* Exercise prompt
State how many lines of the records contain the string "sizeof", and give no other information.

* Records drawn from a dataset
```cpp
template <int SETS, bool PF = false>
__device__ __forceinline__ void lbfgs_tick_wave0(const DevModel& M, const BatchDev& D, const VarList* __restrict__ vls,
                                                 int first_stage, int last_stage, int init, int step_mode,
                                                 const int b, const int lane, float* s_al, OptScal& s_state, float* s_work,
                                                 const float* f_src, const float* g_src, int* stage_out = nullptr) {
    const BatchCfgDev& C = D.cfg;
    OptState* gst = reinterpret_cast<OptState*>(D.opt) + b;
    int stage = D.stage[b];
    float* Xg = D.X + (size_t)b * SFX_NPAR_MAX;
    float* Xtg = D.Xt + (size_t)b * SFX_NPAR_MAX;
    float* vecg = D.vec + (size_t)b * NVEC * SFX_NVAR_MAX;
#ifdef SFX_RING_CONST
    const int R = SFX_HIST, hrows = R + 8;
#else
    const int R = C.hist_ring, hrows = R + 8;
#endif
    float* hY = D.hist + (size_t)b * 2 * hrows * SFX_NVAR_MAX;
    float* hS = hY + (size_t)hrows * SFX_NVAR_MAX;
#define VEC(k) (vec + (k) * SFX_NVAR_MAX)

    if (init == 1) {
        const OptScal s = fresh_state();
        stage = first_stage;
        if (lane == 0) {
            D.stage[b] = stage;
            gst->s = s;
            D.orient_pass[b] = 0;
            int both = 0;
            if (C.side_thsh > 0.f) {
                const float* g2 = D.gt + (size_t)b * M.K * 2;
                const float dx = g2[2 * C.lsh] - g2[2 * C.rsh], dy = g2[2 * C.lsh + 1] - g2[2 * C.rsh + 1];
                both = sqrtf(dx * dx + dy * dy) < C.side_thsh;
            }
            D.try_both[b] = both;
        }
        for (int i = lane; i < hrows * LB_BROW; i += 64) { gst->syb[i] = 0.f; gst->syt[i] = 0.f; }
        for (int q = lane; q < 1 + SFX_MAX_STAGES; q += 64) {
            if (q >= first_stage + 1 && q <= last_stage + 1) {
                D.stage_evals[(size_t)b * (1 + SFX_MAX_STAGES) + q] = 0;
                D.stage_ref_evals[(size_t)b * (1 + SFX_MAX_STAGES) + q] = 0;
            }
// ... 327 lines not shown
                    }
                    LB_SYNC();
                    if (lane == 0) {
                        float fl[3];
                        flipped_orientation(D.gocam + (size_t)b * 4, fl);
                        X[L.go] = fl[0]; X[L.go + 1] = fl[1]; X[L.go + 2] = fl[2];
                        D.orient_pass[b] = 1;
                    }
                    if (L.has_bodyp && lane < 63) X[L.bodyp + lane] = X[L.emb + lane];
                    LB_SYNC();
                    stage = 0;
                } else {
                    const float l0 = D.stage_loss[so + C.n_stages], l1 = res;
                    if (l0 < l1) {
                        for (int i = lane; i < SFX_NPAR_MAX; i += 64) X[i] = X0[i];
                    } else if (lane == 0) {
                        for (int q = 1; q <= C.n_stages; ++q) D.stage_loss[so + q] = D.stage_loss2[so + q];
                    }
                    if (lane == 0) D.orient_pass[b] = 2;
                    LB_SYNC();
                }
            }
            if (lane == 0) D.stage[b] = stage;
            s = fresh_state();
            for (int i = lane; i < SFX_NPAR_MAX; i += 64) Xt[i] = X[i];
            act = A_NONE;
            break;
        }
        default: act = A_NONE; break;
        }
    }
    TMARK(6);
    LB_SYNC();
#pragma unroll
    for (int k = 0; k < NVEC; ++k) st3_full(vecg + k * SFX_NVAR_MAX, ld3_raw(vec, (unsigned)k * SFX_NVAR_MAX, lane), lane);
    reinterpret_cast<float4*>(Xg)[lane] = reinterpret_cast<const float4*>(X)[lane];
    reinterpret_cast<float4*>(Xtg)[lane] = reinterpret_cast<const float4*>(Xt)[lane];
    if (lane == 0) gst->s = s_state;
    if (PF && lane == 0) *stage_out = stage;
    TMARK(7);
#undef TMARK
#undef TRACE
#undef VEC
}

template <int SETS, bool PF = false>
__device__ __forceinline__ void lbfgs_tick_body(const DevModel& M, const BatchDev& D, const VarList* __restrict__ vls,
                                                int first_stage, int last_stage, int init, int step_mode,
                                                const int b, const int tid, float* s_al, OptScal& s_state, float* s_work,
                                                const float* f_src, const float* g_src, int* stage_out = nullptr) {
    if (tid >= 64) return;
    lbfgs_tick_wave0<SETS, PF>(M, D, vls, first_stage, last_stage, init, step_mode, b, tid, s_al, s_state, s_work, f_src, g_src, stage_out);
}


#pragma clang fp contract(fast)
```

Baseline: 673.4 frames/s.

## Keep L-BFGS and forward state resident in LDS across fused tick rounds

In the fused multi-round tick kernel, optimizer vectors, X/Xt, the opt state and the var list are now loaded into LDS once before the round loop instead of every round. Later rounds reuse the forward state already in LDS instead of reloading it from global memory, and the global forward-state blob is stored only on the final round or on early exit. The stage is passed down rather than re-read from global memory, and the tick's global write-back is moved into a block-wide helper that uses all threads. This cuts global memory traffic per round, but correctness now depends on LDS contents surviving between rounds and on the write-back being done on every exit path.

After: 684.4 frames/s (median of 6 runs). +1.6%, better.

```diff
diff --git a/smplify-x-partial_amd/csrc/closure_body.h b/smplify-x-partial_amd/csrc/closure_body.h
--- a/smplify-x-partial_amd/csrc/closure_body.h
+++ b/smplify-x-partial_amd/csrc/closure_body.h
@@ -21,14 +21,37 @@
     __device__ __forceinline__ const float* featR(const BatchDev& D) const { return D.featR; }
     __device__ __forceinline__ float* featR_w(const BatchDev& D) const { return D.featR_w; }
     __device__ __forceinline__ float* AT_w(const BatchDev& D) const { return D.AT_w; }
+    __device__ __forceinline__ constexpr bool fwd_resident() const { return false; }
+    __device__ __forceinline__ constexpr bool fwd_store() const { return true; }
 };
 struct OperandSets {
     const float* r; float* fw; float* aw; int t;
+    bool resident, store;
     __device__ __forceinline__ int tid() const { return t; }
     __device__ __forceinline__ const float* featR(const BatchDev&) const { return r; }
     __device__ __forceinline__ float* featR_w(const BatchDev&) const { return fw; }
     __device__ __forceinline__ float* AT_w(const BatchDev&) const { return aw; }
+    __device__ __forceinline__ bool fwd_resident() const { return resident; }
+    __device__ __forceinline__ bool fwd_store() const { return store; }
 };
+
+template <class LDS>
+__device__ __forceinline__ void save_forward_state(const LDS& S, float* fwd, const int t, const bool use_vposer) {
+    constexpr int CT = LDS::kThreads;
+    constexpr int FWD_PREFIX = (int)(offsetof(LDS, vp) / sizeof(float));
+    const float* sp = reinterpret_cast<const float*>(&S);
+    for (int i = t; i < FWD_PREFIX / 4; i += CT)
+        reinterpret_cast<float4*>(fwd)[i] = reinterpret_cast<const float4*>(sp)[i];
+    float* ex = fwd + FWD_PREFIX;
+    if (t < SFX_NHAND) { ex[t] = S.lh45[t]; ex[SFX_NHAND + t] = S.rh45[t]; }
+    if (t == 64) ex[2 * SFX_NHAND] = __int_as_float(S.lut_row);
+    if constexpr (!std::is_same<decltype(S.V), EmptyLDS>::value) if (use_vposer) {
+        float* vx = ex + 96;
+        for (int i = t; i < VP_H; i += CT) { vx[i] = S.V.h1[i]; vx[VP_H + i] = S.V.h2[i]; }
+        if (t < 128) vx[2 * VP_H + t] = S.V.o[t];
+        if (t < 64) vx[2 * VP_H + 128 + t] = S.V.body[t];
+    }
+}
 
 template <class LDS, class SW, class EXT = NoUpstream, class OPS = OwnOperands>
 __device__ __forceinline__ void closure_body(LDS& S, const DevModel& M, const BatchDev& D,
@@ -68,38 +91,41 @@
     else xsrc = (args.from_X ? D.X : D.Xt) + (size_t)b * SFX_NPAR_MAX;
     if (!reuse) {
         if (args.x_lds) { for (int i = t; i < L.npar; i += CT) S.x[i] = args.x_lds[i]; }
-        else lds_fill_async<CT>(S.x, xsrc, L.npar * (int)(sizeof(Real) / 4));
+        else lds_fill_async<CT>(S.x, xsrc, L.npar * (int)(sizeof(Real) / 4), t);
     }
     if (!args.keep_tables) {
     static_assert(SFX_META_N % 4 == 0 && FD_N % 4 == 0 && offsetof(LDS, meta) % 16 == 0 && offsetof(LDS, fd) % 16 == 0, "16-byte copies");
-    lds_fill_async16<CT>(S.meta, M.meta, SFX_META_N / 4);
-    lds_fill_async16<CT>(S.fd, D.fd + (size_t)b * FD_N, FD_N / 4);
+    lds_fill_async16<CT>(S.meta, M.meta, SFX_META_N / 4, t);
+    lds_fill_async16<CT>(S.fd, D.fd + (size_t)b * FD_N, FD_N / 4, t);
     const int ns = M.n_static_items;
-    lds_fill_async<CT>(S.ivid, M.item_vid, ns); lds_fill_async<CT>(S.iw, M.item_w, ns); lds_fill_async<CT>(S.uslot, M.item_uslot, ns);
-    lds_fill_async<CT>(S.vt, M.item_vt, ns * 3);
-    lds_fill_async<CT>(S.wj, M.item_wj, ns * SFX_NW); lds_fill_async<CT>(S.ww, M.item_ww, ns * SFX_NW);
+    lds_fill_async<CT>(S.ivid, M.item_vid, ns, t); lds_fill_async<CT>(S.iw, M.item_w, ns, t); lds_fill_async<CT>(S.uslot, M.item_uslot, ns, t);
+    lds_fill_async<CT>(S.vt, M.item_vt, ns * 3, t);
+    lds_fill_async<CT>(S.wj, M.item_wj, ns * SFX_NW, t); lds_fill_async<CT>(S.ww, M.item_ww, ns * SFX_NW, t);
     if (M.n_sj <= LDS::kMaxItems * SFX_NW) {
-        lds_fill_async<CT>(S.sjs, M.sj_start, SFX_J + 1);
-        lds_fill_async<CT>(S.sji, M.sj_item, M.n_sj); lds_fill_async<CT>(S.sjw, M.sj_w, M.n_sj);
-    }
-    }
-    if (reuse) {
+        lds_fill_async<CT>(S.sjs, M.sj_start, SFX_J + 1, t);
+        lds_fill_async<CT>(S.sji, M.sj_item, M.n_sj, t); lds_fill_async<CT>(S.sjw, M.sj_w, M.n_sj, t);
+    }
+    }
+    if (reuse && !ops.fwd_resident()) {
         static_assert(F64 || offsetof(LDS, lut_row) == offsetof(LDS, lh45) + 2 * SFX_NHAND * sizeof(float), "hand poses + LUT row are one run");
-        lds_fill_async16<CT>(&S, fwd, FWD_PREFIX / 4);
+        lds_fill_async16<CT>(&S, fwd, FWD_PREFIX / 4, t);
         const float* ex = fwd + FWD_PREFIX;
-        lds_fill_async<CT>(S.lh45, ex, 2 * SFX_NHAND + 1);
+        lds_fill_async<CT>(S.lh45, ex, 2 * SFX_NHAND + 1, t);
         if constexpr (HAS_VP) if (C.use_vposer) {
             const float* vx = ex + 96;
             static_assert(offsetof(VposerLDS, h2) == VP_H * sizeof(float) && offsetof(VposerLDS, o) == 2 * VP_H * sizeof(float), "h1 | h2 | o are one run");
-            lds_fill_async16<CT>(S.V.h1, vx, (2 * VP_H + 128) / 4);
-            lds_fill_async16<CT>(S.V.body, vx + 2 * VP_H + 128, 64 / 4);
+            lds_fill_async16<CT>(S.V.h1, vx, (2 * VP_H + 128) / 4, t);
+            lds_fill_async16<CT>(S.V.body, vx + 2 * VP_H + 128, 64 / 4, t);
         }
     }
     for (int i = t; i < SFX_KD_PAD; i += CT) { if (!reuse) S.feat[i] = 0.f; S.dfeat[i] = 0.f; }
     for (int i = t; i < SFX_NPAR_MAX; i += CT) S.gc[i] = 0.f;
     for (int i = t; i < 168; i += CT) S.dpose[i] = 0.f;
     if constexpr (!F64) {
-        if (self_uvp) self_blend_offsets(M.uniq_dirs, M.n_uniq, ops.featR(D) + (size_t)args.self_col * SFX_KD_PAD, S.dvert, wv, CT / 64, lane);
+        if (self_uvp) {
+            if (reuse && ops.fwd_resident()) self_blend_offsets(M.uniq_dirs, M.n_uniq, reinterpret_cast<const float*>(S.feat), S.dvert, wv, CT / 64, lane);
+            else self_blend_offsets(M.uniq_dirs, M.n_uniq, ops.featR(D) + (size_t)args.self_col * SFX_KD_PAD, S.dvert, wv, CT / 64, lane);
+        }
     }
     lds_dma_wait();
     __syncthreads();
@@ -245,20 +271,7 @@
         }
         MARK(18);
         if (args.forward_only == 2) {
-            if (fwd) {
-                const float* sp = reinterpret_cast<const float*>(&S);
-                for (int i = t; i < FWD_PREFIX / 4; i += CT)
-                    reinterpret_cast<float4*>(fwd)[i] = reinterpret_cast<const float4*>(sp)[i];
-                float* ex = fwd + FWD_PREFIX;
-                if (t < SFX_NHAND) { ex[t] = S.lh45[t]; ex[SFX_NHAND + t] = S.rh45[t]; }
-                if (t == 64) ex[2 * SFX_NHAND] = __int_as_float(S.lut_row);
-                if constexpr (HAS_VP) if (C.use_vposer) {
-                    float* vx = ex + 96;
-                    for (int i = t; i < VP_H; i += CT) { vx[i] = S.V.h1[i]; vx[VP_H + i] = S.V.h2[i]; }
-                    if (t < 128) vx[2 * VP_H + t] = S.V.o[t];
-                    if (t < 64) vx[2 * VP_H + 128 + t] = S.V.body[t];
-                }
-            }
+            if (fwd && ops.fwd_store()) save_forward_state(S, fwd, t, C.use_vposer != 0);
             MARK(19);
             return;
         }
@@ -271,14 +284,14 @@
     if (dyn_live) {
         const int ns = M.n_static_items, nd = M.n_dyn_items;
         const size_t ro = (size_t)S.lut_row * nd;
-        lds_fill_async<CT>(S.ivid + ns, M.dynp_vid + ro, nd); lds_fill_async<CT>(S.iw + ns, M.dynp_w + ro, nd);
-        lds_fill_async<CT>(S.vt + ns * 3, M.dynp_vt + ro * 3, nd * 3);
-        if (M.dynp_us) lds_fill_async<CT>(S.uslot + ns, M.dynp_us + ro, nd);
-        lds_fill_async<CT>(S.wj + ns * SFX_NW, M.dynp_wj + ro * SFX_NW, nd * SFX_NW);
-        lds_fill_async<CT>(S.ww + ns * SFX_NW, M.dynp_ww + ro * SFX_NW, nd * SFX_NW);
+        lds_fill_async<CT>(S.ivid + ns, M.dynp_vid + ro, nd, t); lds_fill_async<CT>(S.iw + ns, M.dynp_w + ro, nd, t);
+        lds_fill_async<CT>(S.vt + ns * 3, M.dynp_vt + ro * 3, nd * 3, t);
+        if (M.dynp_us) lds_fill_async<CT>(S.uslot + ns, M.dynp_us + ro, nd, t);
+        lds_fill_async<CT>(S.wj + ns * SFX_NW, M.dynp_wj + ro * SFX_NW, nd * SFX_NW, t);
+        lds_fill_async<CT>(S.ww + ns * SFX_NW, M.dynp_ww + ro * SFX_NW, nd * SFX_NW, t);
         if (dyn_lds) {
-            lds_fill_async<CT>(S.djs, M.dynp_js + (size_t)S.lut_row * (SFX_J + 1), SFX_J + 1);
-            lds_fill_async<CT>(S.dji, M.dynp_ji + ro * SFX_NW, nd * SFX_NW); lds_fill_async<CT>(S.djw, M.dynp_jw + ro * SFX_NW, nd * SFX_NW);
+            lds_fill_async<CT>(S.djs, M.dynp_js + (size_t)S.lut_row * (SFX_J + 1), SFX_J + 1, t);
+            lds_fill_async<CT>(S.dji, M.dynp_ji + ro * SFX_NW, nd * SFX_NW, t); lds_fill_async<CT>(S.djw, M.dynp_jw + ro * SFX_NW, nd * SFX_NW, t);
         }
         lds_dma_wait();
         __syncthreads();
diff --git a/smplify-x-partial_amd/csrc/closure_lds.h b/smplify-x-partial_amd/csrc/closure_lds.h
--- a/smplify-x-partial_amd/csrc/closure_lds.h
+++ b/smplify-x-partial_amd/csrc/closure_lds.h
@@ -18,8 +18,8 @@
 typedef __attribute__((address_space(3))) void* sfx_lds_vp;
 typedef const __attribute__((address_space(1))) void* sfx_glb_vp;
 template <int CT>
-__device__ __forceinline__ void lds_fill_async(void* lds_dst, const void* gsrc, const int n_dwords) {
-    const int lane = threadIdx.x & 63, wv = threadIdx.x >> 6;
+__device__ __forceinline__ void lds_fill_async(void* lds_dst, const void* gsrc, const int n_dwords, const int tid = threadIdx.x) {
+    const int lane = tid & 63, wv = tid >> 6;
     const char* g = reinterpret_cast<const char*>(gsrc);
     char* l = reinterpret_cast<char*>(lds_dst);
     for (int base = wv * 64; base < n_dwords; base += CT) {
@@ -29,8 +29,8 @@
 }
 __device__ __forceinline__ void lds_dma_wait() { __builtin_amdgcn_s_waitcnt(0x0F70); }
 template <int CT>
-__device__ __forceinline__ void lds_fill_async16(void* lds_dst, const void* gsrc, const int n16) {
-    const int lane = threadIdx.x & 63, wv = threadIdx.x >> 6;
+__device__ __forceinline__ void lds_fill_async16(void* lds_dst, const void* gsrc, const int n16, const int tid = threadIdx.x) {
+    const int lane = tid & 63, wv = tid >> 6;
     const char* g = reinterpret_cast<const char*>(gsrc);
     char* l = reinterpret_cast<char*>(lds_dst);
     for (int base = wv * 64; base < n16; base += CT) {
diff --git a/smplify-x-partial_amd/csrc/fused.hip b/smplify-x-partial_amd/csrc/fused.hip
--- a/smplify-x-partial_amd/csrc/fused.hip
+++ b/smplify-x-partial_amd/csrc/fused.hip
@@ -138,35 +138,42 @@
         for (int q = 0; q <= SFX_TICK_ROUNDS; ++q) { s_featR[q] = sets.featR[q]; s_AT[q] = sets.AT[q]; }
     }
     __syncthreads();
-    int r = 0;
-#pragma clang loop unroll(disable)
-    for (bool live = D.stage[b] <= last_stage; live && r < R; ++r) {
-        if (r) __syncthreads();
-        int t = threadIdx.x;
-        asm volatile("" : "+v"(t));
-        const OperandSets ops{s_featR[r], s_featR[r + 1], s_AT[r + 1], t};
-        ClosureArgs a{};
-        a.stage_override = -2; a.use_dense_verts = 2; a.reuse_fwd = 1; a.keep_tables = r > 0; a.self_col = self_col;
+    int stage_now = D.stage[b];
+    if (stage_now <= last_stage) {
         lds_fill_async16<CTK>(s_pf, D.vec + (size_t)b * NVEC * SFX_NVAR_MAX, NVEC * SFX_NVAR_MAX / 4);
         lds_fill_async16<CTK>(s_pf + NVEC * SFX_NVAR_MAX, D.X + (size_t)b * SFX_NPAR_MAX, SFX_NPAR_MAX / 4);
         lds_fill_async16<CTK>(s_pf + NVEC * SFX_NVAR_MAX + SFX_NPAR_MAX, D.Xt + (size_t)b * SFX_NPAR_MAX, SFX_NPAR_MAX / 4);
         lds_fill_async<CTK>(&st, &(reinterpret_cast<const OptState*>(D.opt) + b)->s, (int)(sizeof(OptScal) / 4));
-        if (r == 0) lds_fill_async<CTK>(s_vl, vls, (int)(2 * sizeof(VarList) / 4));
+        lds_fill_async<CTK>(s_vl, vls, (int)(2 * sizeof(VarList) / 4));
+    }
+    int r = 0;
+    const bool live_at_entry = stage_now <= last_stage;
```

* Response area
8